Start of Task data
template <class Fr, class Fq>
void Msm<Fr, Fq>::run_batch(const MsmJob<Fr, Fq>* jobs_in, int nj) {
  Ctx& cx = *ctx;
  B2M_REQUIRE(nj >= 1 && nj <= MSM_MAX_BATCH, B2M_ERR_INVALID_ARG, "MSM batch of %d jobs", nj);
  MsmJob<Fr, Fq> local[MSM_MAX_BATCH];
  const bool sharded = cx.world > 1;
  B2M_REQUIRE((sharded ? cx.world : 1) == tab_world && (sharded ? cx.rank : 0) == tab_rank, B2M_ERR_INVALID_ARG,
              "this key's tables were built for rank %d of %d; create the SRS after b2m_ctx_attach_comm", tab_rank, tab_world);
  DBuf<XYZZ<Fq>> partial, gathered;
  if (sharded) {
    partial = DBuf<XYZZ<Fq>>(cx, nj);
    gathered = DBuf<XYZZ<Fq>>(cx, (size_t)nj * cx.world);
  }
  for (int j = 0; j < nj; j++) {
    local[j] = jobs_in[j];
    B2M_REQUIRE(jobs_in[j].base_off + jobs_in[j].n <= n_srs_global, B2M_ERR_DEGREE_TOO_LARGE,
                "MSM slice [%zu, %zu) exceeds the SRS (%zu powers)", jobs_in[j].base_off, jobs_in[j].base_off + jobs_in[j].n, n_srs_global);
    if (sharded) {
      const size_t G = (size_t)cx.world, off = jobs_in[j].base_off, n = jobs_in[j].n;
      const size_t skip = ((size_t)cx.rank + G - off % G) % G;
      const size_t cnt = n > skip ? (n - skip + G - 1) / G : 0;
      local[j].scalars = jobs_in[j].scalars + skip;
      local[j].scalar_stride = G;
      local[j].base_off = (off + skip) / G;
      local[j].n = cnt;
      if (cx.rank != 0) { local[j].scalars2 = nullptr; local[j].n2 = 0; }
      local[j].extra = nullptr; local[j].n_extra = 0;
      local[j].out_xyzz = partial.p + j; local[j].out_affine = nullptr;
    }
  }
  const MsmJob<Fr, Fq>* jobs = local;
  size_t max_n = 0;
  for (int j = 0; j < nj; j++) {
    B2M_REQUIRE(jobs[j].n == 0 || jobs[j].base_off + jobs[j].n <= n_srs, B2M_ERR_DEGREE_TOO_LARGE, "MSM slot range [%zu, %zu) exceeds the tables (%zu)",
                jobs[j].base_off, jobs[j].base_off + jobs[j].n, n_srs);
    B2M_REQUIRE(jobs[j].n2 == 0 || jobs[j].extra_base + jobs[j].n2 <= n_extra, B2M_ERR_INVALID_ARG, "extra bases out of range");
    max_n = std::max(max_n, jobs[j].n + jobs[j].n2);
  }
  B2M_REQUIRE((size_t)W * max_n < ((size_t)1 << 32), B2M_ERR_DEGREE_TOO_LARGE, "MSM of %zu pairs x %d windows exceeds 2^32 bucket references", max_n, W);
  MsmFinishJobs fj;
  for (int j = 0; j < nj; j++) fj.j[j] = MsmFinishJob{jobs[j].extra, jobs[j].n_extra, jobs[j].out_xyzz, jobs[j].out_affine};
  auto exchange = [&]() {
    if (!sharded) return;
    size_t spx = cx.span_begin("msm_allgather", (double)nj);
    all_gather_bytes(cx, partial.p, gathered.p, (size_t)nj * sizeof(XYZZ<Fq>));
    MsmFinishJobs oj;
    for (int j = 0; j < nj; j++) oj.j[j] = MsmFinishJob{jobs_in[j].extra, jobs_in[j].n_extra, jobs_in[j].out_xyzz, jobs_in[j].out_affine};
    msm_combine_kernel<Fq><<<nj, 32, 0, cx.stream>>>(gathered.p, cx.world, nj, oj);
    B2M_CHECK_LAUNCH();
    cx.launches++;
    cx.span_end(spx);
  };
  if (max_n == 0) {
    msm_finish_kernel<Fq><<<nj, 64, 0, cx.stream>>>(nullptr, 0, nullptr, 0, 0, fj);
    B2M_CHECK_LAUNCH();
    cx.launches++;
    exchange();
    return;
  }
  const uint32_t B = 1u << (c - 1);
  const int cbits = (c - 1 + 1) / 2, rbits = (c - 1) - cbits;
  const size_t L = (size_t)1 << cbits, R = (size_t)1 << rbits;
  DBuf<XYZZ<Fq>> buckets(cx, (size_t)nj * B);
  {
    const size_t max_refs = (size_t)W * max_n;
    const size_t max_threads = (max_refs + MSM_Q_MIN - 1) / MSM_Q_MIN + 256;
    DBuf<uint32_t> digits[2], hist[2], offsets[2], cursor[2];
    DBuf<uint2> sorted[2];
    const int slots = nj > 1 ? 2 : 1;
    for (int s = 0; s < slots; s++) {
      digits[s] = DBuf<uint32_t>(cx, max_refs); hist[s] = DBuf<uint32_t>(cx, B + 1); offsets[s] = DBuf<uint32_t>(cx, B + 1);
      cursor[s] = DBuf<uint32_t>(cx, B); sorted[s] = DBuf<uint2>(cx, max_refs);
    }
    DBuf<uint32_t> part_bkt(cx, 2 * max_threads), n_long(cx, 4);
    const uint32_t long_cap = 1u << 18;
    const uint32_t chunk_cap = (uint32_t)(4 * max_threads / MSM_RUN_CHUNK + 4);
    DBuf<MsmLongRun> long_runs(cx, long_cap), short_runs(cx, long_cap), final_runs(cx, chunk_cap);
    DBuf<XYZZ<Fq>> chunk_pt(cx, chunk_cap);
    DBuf<XYZZ<Fq>> part_pt(cx, 2 * max_threads);
    const int LV = max_refs >= affine_min_refs ? affine_levels : 0;
    B2M_REQUIRE(LV == 0 || (size_t)W * stride < ((size_t)1 << 31), B2M_ERR_DEGREE_TOO_LARGE,
                "window tables of %d x %zu entries exceed the 31-bit index of the batched-affine plan", W, stride);
    size_t bound[MSM_MAX_AFFINE_LEVELS + 1];
    bound[0] = max_refs;
    for (int l = 1; l <= LV; l++) bound[l] = (bound[l - 1] + B) / 2 + 1;
    DBuf<Affine<Fq>> lvl_pts[2];
    DBuf<uint32_t> lvl_off[2], lvl_cnt;
    DBuf<uint2> lvl_refs;
    DBuf<uint4> lvl_meta;
    DBuf<Fq> lvl_pref, lvl_inv;
    if (LV > 0) {
      lvl_pts[0] = DBuf<Affine<Fq>>(cx, bound[1]);
      if (LV > 1) lvl_pts[1] = DBuf<Affine<Fq>>(cx, bound[2]);
      lvl_off[0] = DBuf<uint32_t>(cx, B + 1); lvl_off[1] = DBuf<uint32_t>(cx, B + 1); lvl_cnt = DBuf<uint32_t>(cx, B + 1);
      lvl_refs = DBuf<uint2>(cx, bound[LV]);
      const size_t T_max = (size_t)std::max(affine_T, affine_T_upper), T_min = (size_t)std::min(affine_T, affine_T_upper);
      const size_t slots_l0 = T_max * ((bound[1] + T_max - 1) / T_max + 128);
      lvl_meta = DBuf<uint4>(cx, slots_l0);
      lvl_pref = DBuf<Fq>(cx, slots_l0);
      lvl_inv = DBuf<Fq>(cx, slots_l0 / T_min + 256);
    }
    buckets.zero();
    cudaEvent_t ev_ready, ev_sorted[MSM_MAX_BATCH], ev_acc[MSM_MAX_BATCH];
    B2M_CUDA(cudaEventCreateWithFlags(&ev_ready, cudaEventDisableTiming));
    for (int j = 0; j < nj; j++) {
      B2M_CUDA(cudaEventCreateWithFlags(&ev_sorted[j], cudaEventDisableTiming));
      B2M_CUDA(cudaEventCreateWithFlags(&ev_acc[j], cudaEventDisableTiming));
    }
    B2M_CUDA(cudaEventRecord(ev_ready, cx.stream));
    B2M_CUDA(cudaStreamWaitEvent(cx.side, ev_ready, 0));
    for (int j = 0; j < nj; j++) {
      const size_t n = jobs[j].n, nt = jobs[j].n + jobs[j].n2;
      const int s = j % slots;
      if (nt == 0) {
        B2M_CUDA(cudaEventRecord(ev_acc[j], cx.stream));
        continue;
      }
      {
        StreamSwap on_side(cx, cx.side);
        if (j >= slots) B2M_CUDA(cudaStreamWaitEvent(cx.side, ev_acc[j - slots], 0));
        hist[s].zero();
        size_t sp0 = cx.span_begin("msm_sort", (double)n);
        msm_digits_kernel<Fr><<<div_up(nt, 256), 256, 0, cx.stream>>>(jobs[j].scalars, jobs[j].scalar_stride, jobs[j].scalars2, jobs[j].mont, n, nt, c, W,
                                                                      digits[s].p, hist[s].p);
        B2M_CHECK_LAUNCH();
        exclusive_scan_u32(cx, hist[s].p, offsets[s].p, B + 1);
        B2M_CUDA(cudaMemcpyAsync(cursor[s].p, offsets[s].p, B * sizeof(uint32_t), cudaMemcpyDeviceToDevice, cx.stream));
        msm_scatter_kernel<<<div_up(nt, 256), 256, 0, cx.stream>>>(digits[s].p, n, nt, jobs[j].base_off, n_srs + jobs[j].extra_base, W,
                                                                    cursor[s].p, sorted[s].p);
        B2M_CHECK_LAUNCH();
        cx.launches += 2;
        cx.span_end(sp0);
        B2M_CUDA(cudaEventRecord(ev_sorted[j], cx.side));
      }
      B2M_CUDA(cudaStreamWaitEvent(cx.stream, ev_sorted[j], 0));
      const Affine<Fq>* src_tables = tables.p;
      size_t src_stride = stride;
      const uint32_t* src_off = offsets[s].p;
      const uint2* src_sorted = sorted[s].p;
      size_t refs = (size_t)W * nt;
      if (LV > 0 && refs >= affine_min_refs) {
        size_t spl = cx.span_begin("msm_affine_levels", (double)n);
        bound[0] = refs;
        for (int l = 1; l <= LV; l++) bound[l] = (bound[l - 1] + B) / 2 + 1;
        const uint32_t* off_in = offsets[s].p;
        for (int l = 0; l < LV; l++) {
          uint32_t* off_out = lvl_off[l & 1].p;
          msm_level_counts_kernel<<<div_up((size_t)B + 1, 256), 256, 0, cx.stream>>>(off_in, B, lvl_cnt.p);
          B2M_CHECK_LAUNCH();
          cx.launches++;
          exclusive_scan_u32(cx, lvl_cnt.p, off_out, (size_t)B + 1);
          const uint32_t lane_step = affine_map ? 32u : 1u;
          const size_t T_l = (size_t)(l == 0 ? affine_T : affine_T_upper);
          const uint32_t nthreads = (uint32_t)(lane_step * ((bound[l + 1] + (size_t)lane_step * T_l - 1) / ((size_t)lane_step * T_l)));
          AffLevel<Fq> A{tables.p, stride, sorted[s].p, l > 0 ? lvl_pts[(l - 1) & 1].p : nullptr, off_in, off_out, B, lvl_pts[l & 1].p,
                         l == LV - 1 ? lvl_refs.p : nullptr, lvl_pref.p, lvl_meta.p, (uint32_t)T_l, nthreads, lane_step, lvl_inv.p};
          if (l == 0)
            msm_affine_plan_kernel<Fq, true><<<div_up(nthreads, 256), 256, 0, cx.stream>>>(A);
          else
            msm_affine_plan_kernel<Fq, false><<<div_up(nthreads, 256), 256, 0, cx.stream>>>(A);
          const Affine<Fq>* base = l == 0 ? tables.p : lvl_pts[(l - 1) & 1].p;
          const unsigned grid = div_up(nthreads, 128);
          const int variant = l == 0 ? affine_ctas : affine_ctas_upper;
          static const char* const lvl_names[MSM_MAX_AFFINE_LEVELS] = {"msm_aff_level0", "msm_aff_level1", "msm_aff_level2", "msm_aff_level3",
                                                                       "msm_aff_level4", "msm_aff_level5"};
          const size_t spk = cx.span_begin(lvl_names[l], (double)n);
          switch (variant) {
            case 3: msm_affine_level_kernel<Fq, 3, true><<<grid, 128, 0, cx.stream>>>(A, base); break;
            case 5: msm_affine_level_kernel<Fq, 5, false><<<grid, 128, 0, cx.stream>>>(A, base); break;
            case 8: msm_affine_level_sp_kernel<Fq, 3, 0><<<grid, 128, 0, cx.stream>>>(A, base); break;
            case 9: msm_affine_level_sp_kernel<Fq, 2, 0><<<grid, 128, 0, cx.stream>>>(A, base); break;
            case 11: case 12: case 13:
              msm_affine_level_sp_kernel<Fq, 5, 1><<<grid, 128, 0, cx.stream>>>(A, base);
              if (variant == 11) msm_affine_level_sp_kernel<Fq, 3, 2><<<grid, 128, 0, cx.stream>>>(A, base);
              else if (variant == 12) msm_affine_level_sp_kernel<Fq, 2, 2><<<grid, 128, 0, cx.stream>>>(A, base);
              else msm_affine_level_sp_kernel<Fq, 4, 2, false><<<grid, 128, 0, cx.stream>>>(A, base);
              cx.launches++;
              break;
            case 21: case 22:
              msm_affine_level_sp_kernel<Fq, 6, 3><<<grid, 128, 0, cx.stream>>>(A, base);
              fq_batch_inverse_kernel<Fq><<<div_up(div_up(nthreads, 4), 128), 128, 0, cx.stream>>>(lvl_inv.p, nthreads);
              if (variant == 21) msm_affine_level_sp_kernel<Fq, 4, 2, false><<<grid, 128, 0, cx.stream>>>(A, base);
              else msm_affine_level_sp_kernel<Fq, 3, 2><<<grid, 128, 0, cx.stream>>>(A, base);
              cx.launches += 2;
              break;
            default: msm_affine_level_kernel<Fq, 4, false><<<grid, 128, 0, cx.stream>>>(A, base); break;
          }
          cx.span_end(spk);
          B2M_CHECK_LAUNCH();
          cx.launches += 2;
          off_in = off_out;
        }
        cx.span_end(spl);
        src_tables = lvl_pts[(LV - 1) & 1].p;
        src_stride = 0;
        src_off = off_in;
        src_sorted = lvl_refs.p;
        refs = bound[LV];
      }
      const uint32_t* src_ends = src_off + 1;
      const uint32_t* src_total = src_off + B;
      size_t sp = cx.span_begin("msm_accumulate_kernel", (double)n);
      const size_t wave = (size_t)cx.sm_count * acc_ctas_per_sm * 128;
      size_t waves = (refs + wave * MSM_Q / 2) / (wave * MSM_Q);
      if (waves < 1) waves = 1;
      uint32_t q = (uint32_t)((refs + waves * wave - 1) / (waves * wave));
      if (q < (uint32_t)MSM_Q_MIN) q = MSM_Q_MIN;
      const size_t nthreads = (refs + q - 1) / q;
      msm_accumulate_kernel<Fq><<<div_up(nthreads, 128), 128, 0, cx.stream>>>(src_tables, src_stride, src_off, src_ends, src_sorted,
                                                                               src_total, q, buckets.p + (size_t)j * B, part_pt.p,
                                                                               part_bkt.p);
      B2M_CHECK_LAUNCH();
      cx.launches++;
      cx.span_end(sp);
      size_t sp1 = cx.span_begin("msm_stitch", (double)n);
      n_long.zero();
      msm_stitch_kernel<Fq><<<div_up(nthreads, 128), 128, 0, cx.stream>>>(part_pt.p, part_bkt.p, nthreads, q, src_off, src_ends,
                                                                           buckets.p + (size_t)j * B, long_runs.p, final_runs.p, short_runs.p, n_long.p,
                                                                           long_cap, chunk_cap);
      msm_stitch_short_kernel<Fq><<<2 * cx.sm_count, 128, 0, cx.stream>>>(part_pt.p, part_bkt.p, short_runs.p, n_long.p + 3, long_cap,
                                                                          buckets.p + (size_t)j * B);
      msm_stitch_runs_kernel<Fq, false><<<4 * cx.sm_count, 128, 0, cx.stream>>>(part_pt.p, part_bkt.p, long_runs.p, n_long.p, long_cap,
                                                                                buckets.p + (size_t)j * B, chunk_pt.p);
      msm_stitch_runs_kernel<Fq, true><<<cx.sm_count, 128, 0, cx.stream>>>(part_pt.p, part_bkt.p, final_runs.p, n_long.p + 1, chunk_cap,
                                                                           buckets.p + (size_t)j * B, chunk_pt.p);
      B2M_CHECK_LAUNCH();
      cx.launches += 4;
      cx.span_end(sp1);
      B2M_CUDA(cudaEventRecord(ev_acc[j], cx.stream));
    }
    cudaEventDestroy(ev_ready);
    for (int j = 0; j < nj; j++) {
      cudaEventDestroy(ev_sorted[j]);
      cudaEventDestroy(ev_acc[j]);
    }
  }
  double units = 0;
  for (int j = 0; j < nj; j++) units += (double)jobs[j].n;
  size_t sp2 = cx.span_begin("msm_reduce", units);
  DBuf<XYZZ<Fq>> rsum(cx, (size_t)nj * R), csum(cx, (size_t)nj * L);
  {
    const uint32_t Kr = (uint32_t)std::min<size_t>(L, 8), Kc = (uint32_t)std::min<size_t>(R, 8);
    const size_t seg_r = L / Kr, seg_c = R / Kc;
    DBuf<XYZZ<Fq>> part_r(cx, (size_t)nj * R * seg_r), part_c(cx, (size_t)nj * L * seg_c);
    msm_segsum_kernel<Fq><<<div_up((size_t)nj * R * seg_r, 128), 128, 0, cx.stream>>>(buckets.p, part_r.p, (size_t)nj, seg_r, Kr, R, 1, L, B);
    msm_segsum_kernel<Fq><<<div_up((size_t)nj * L * seg_c, 128), 128, 0, cx.stream>>>(buckets.p, part_c.p, (size_t)nj, seg_c, Kc, L, L, 1, B);
    const MsmFoldJob fr{part_r.p, rsum.p, (size_t)nj * R, seg_r}, fc{part_c.p, csum.p, (size_t)nj * L, seg_c};
    msm_fold_kernel<Fq><<<div_up(((size_t)nj * R + (size_t)nj * L) * 32, 128), 128, 0, cx.stream>>>(fr, fc);
    B2M_CHECK_LAUNCH();
    cx.launches += 3;
  }
  DBuf<XYZZ<Fq>> rplanes(cx, (size_t)nj * (rbits + 1)), cplanes(cx, (size_t)nj * (cbits + 1));
  msm_bitplane_kernel<Fq><<<dim3(rbits + 1 + cbits + 1, nj), 256, 0, cx.stream>>>(rsum.p, R, rbits, rplanes.p, csum.p, L, cbits, cplanes.p);
  B2M_CHECK_LAUNCH();
  cx.launches++;
  msm_finish_kernel<Fq><<<nj, 64, 0, cx.stream>>>(rplanes.p, rbits, cplanes.p, cbits, 1, fj);
  B2M_CHECK_LAUNCH();
  cx.launches++;
  cx.span_end(sp2);
  exchange();
}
End of Task data
Starting at the line above that contains "uint32_t* off_out = lvl_off[l", write out each line exactly until the line that contains "exclusive_scan_u32(cx, lvl_cnt.p, off_out, (size_t)B" has been written, and stop there.

**Exercise answer:**
          uint32_t* off_out = lvl_off[l & 1].p;
          msm_level_counts_kernel<<<div_up((size_t)B + 1, 256), 256, 0, cx.stream>>>(off_in, B, lvl_cnt.p);
          B2M_CHECK_LAUNCH();
          cx.launches++;
          exclusive_scan_u32(cx, lvl_cnt.p, off_out, (size_t)B + 1);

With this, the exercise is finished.